Par contre j'ai contrôlé sur le site de la Fnac et il n'apparait pas encore.


----------



## La mouette (28 Septembre 2006)

Oui ils parlent du 15 Octobre à présent


----------



## http (1 Octobre 2006)

yan73 a dit:


> Salut La Mouette
> 
> pourrais tu détailler un poil l'utilité de ZYB avant que l'on s'inscrive dessus en laissant notre n° de Tel mobile ??
> 
> ...



J'ai utilisé Zyb pendant une bonne semaine, et honnêtement, ils ont raison d'indiquer Beta sur le site: c'est une calamité, et cela fout encore plus le bazar dans les contacts ! Lorsqu'on synchronise over GPRS ou UMTS avec le P990i, on se retrouve à la fin avec des contacts en double 
Du coup, il faut se taper les contacts un par un pour tenter de remettre de l'ordre: des champs ont disparu dans certaines fiches, des anomalies apparaissent dans Zyb, du coup on perd un temps fou à tout contrôler après une synchro sur Zyb et sur le P990i, bref... c'est la cata complète cette solution :hein:


----------



## Lepeer (2 Octobre 2006)

Je profite de cette discussion pour poser ma b&#234;te question:
Puisque je suis sur MacBook Pro, je boote sous bootcamp et je peux synchroniser mon P990 avec Outlook sous XP.

Soit. Mais comment synchroniser cet Outlook sous XP avec iCal et Carnet d'adresses?

J'avais pens&#233; faire &#231;a avec mon iPod. &#199;a marcherait? Comment?
Sinon, il me reste la solution de le faire avec mon vieux P910...

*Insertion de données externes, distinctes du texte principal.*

#define CHECK_COMMON(ctx, B, M, F, T)                                                        \
  ASSX_REQUIRE_CTX(ctx);                              \
  ASSX_REQUIRE(ctx, (B) >= 1 && (M) >= 1 && (F) >= 1 && (T) >= 1, ASSX_E_ARG,                 \
               "invalid sizes B=%d M=%d F=%d T=%d", (B), (M), (F), (T));                       \
  ASSX_REQUIRE(ctx, (long long)(M) * (F) * (T) < (1LL << 28) && (long long)(B) * (F) * (((T) + 31) / 32 + 1) < (1LL << 31), \
               ASSX_E_UNSUPPORTED,                                                                                       \
               "utterance too large: buffer offsets are 32-bit, one utterance must stay below 4 GiB in complex128 "     \
               "(M*F*T < 2^28) and B*F*T/32 below 2^31")

inline unsigned blocks_for(size_t n, int bs) { return (unsigned)((n + bs - 1) / bs); }

inline unsigned set_launch_order(FlatPart& fp, int B, int rev) {
  static const int on = lab_int("ASSX_UTT_ORDER", 1);
  if (!on || B < 2) {
    fp.Gp = 0;
    fp.rev = 0;
    return (unsigned)fp.G;
  }
  fp.Gp = (fp.Gu + N_XCD - 1) / N_XCD * N_XCD;
  fp.rev = rev ? 1 : 0;
  return (unsigned)B * (unsigned)fp.Gp;
}
inline unsigned stream_grid(assx_ctx* ctx, FlatPart& fp, int B) {
  return set_launch_order(fp, B, B >= 2 ? (int)(ctx->stream_pass++ & 1u) : 0);
}

template <typename R, int M>
int run_cov_partial(assx_ctx* ctx, int wk, const void* X, const void* r, const void* Tb, const void* V, int K,
                    double domain, double eps, void* ws, int B, int F, int T, hipStream_t st, FlatPart* fp_out) {
  CovArgs<R> a;
  a.d = Dims{B, F, T, K};
  a.fp = flat_cov(B, F, T, wk == WK_NONE ? 1 : cov_lane_split<R, M>());
  a.eps = (R)eps;
  a.p2d = make_pow(2.0 / domain);
  *fp_out = a.fp;
  dim3 grid(stream_grid(ctx, a.fp, B));
  const bool d2 = a.p2d.mode == POW_ID;
#define COV_LAUNCH(WKV, K4V, D2V, LSV, DXV, DWV, MW) \
  hipLaunchKernelGGL((cov_stream_kernel<R, M, WKV, K4V, D2V, LSV, DXV, DWV, MW>), grid, dim3(64), 0, st, \
                     (const Cx<R>*)X, (const R*)r, (const R*)Tb, (const R*)V, (R*)ws, a)
  constexpr int LSX = cov_lane_split<R, M>();
  switch (wk) {
    case WK_NONE: COV_LAUNCH(WK_NONE, true, true, 1, 4, 1, 1); break;
    case WK_NT: COV_LAUNCH(WK_NT, true, true, LSX, 3, 1, 2); break;
    case WK_NFT: COV_LAUNCH(WK_NFT, true, true, LSX, 3, 1, 2); break;
    default:
      if (K <= KU) {
        constexpr size_t vlds = (size_t)VDMA_SLOTS * VTileDma<R, M * KU>::TILE_BYTES;
#if ASSX_LAB
        static const int vdma = lab_int("ASSX_COV_VDMA", 1);
        if (!vdma) {
          if (d2) COV_LAUNCH(WK_TV, true, true, LSX, (sizeof(R) == 8 ? 2 : 4), 1, 2);
          else COV_LAUNCH(WK_TV, true, false, LSX, 2, 1, 1);
        } else
#endif
        if (d2)
          hipLaunchKernelGGL((cov_stream_kernel<R, M, WK_TV, true, true, 1, 2, 1, 2, true>), grid, dim3(64), vlds, st,
                             (const Cx<R>*)X, (const R*)r, (const R*)Tb, (const R*)V, (R*)ws, a);
        else
          hipLaunchKernelGGL((cov_stream_kernel<R, M, WK_TV, true, false, 1, 2, 1, 1, true>), grid, dim3(64), vlds, st,
                             (const Cx<R>*)X, (const R*)r, (const R*)Tb, (const R*)V, (R*)ws, a);
      }
      else if (d2) COV_LAUNCH(WK_TV, false, true, LSX, 4, 1, 1);
      else COV_LAUNCH(WK_TV, false, false, LSX, 2, 1, 1);
  }
#undef COV_LAUNCH
  ASSX_LAUNCH_CHECK(ctx, "cov_stream_kernel");
  return 0;
}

Ceci para&#238;t-il &#234;tre une piste?

A moins que quelqu'un ait la super solution pour synchroniser Outlook XP avec .Mac...


----------



## La mouette (2 Octobre 2006)

ça ne fonctionnera pas, car tu dois rebooter pour changer d'OS.

Peut-être avec parralèls ?


----------



## Lepeer (2 Octobre 2006)

L'idée n'est pas de le faire en même temps, mais synchroniser Mac/iPod ou P910, pui syncho PC/iPod ou P910, puis synchro PC/P990, puis l'inverse...


----------



## La mouette (2 Octobre 2006)

C'est bien compliqué tout ça.
La synchronisation du P910i est gérée par iSync...
Le P990i non.

Tu synchronises le P910i avec le Mac et ensuite Outlook. et ensuite le P990i avec Outlook...


----------



## Lepeer (2 Octobre 2006)

Il me semble que c'est ce je disais, non? 
Et puis dans l'autre sens, pour que les éventuelles modifs apportées sur 990 apparaissent sur iCal/Carnet d'adresses...
Mais bon, je me suis sans doute exprimé de manière un peu confuse.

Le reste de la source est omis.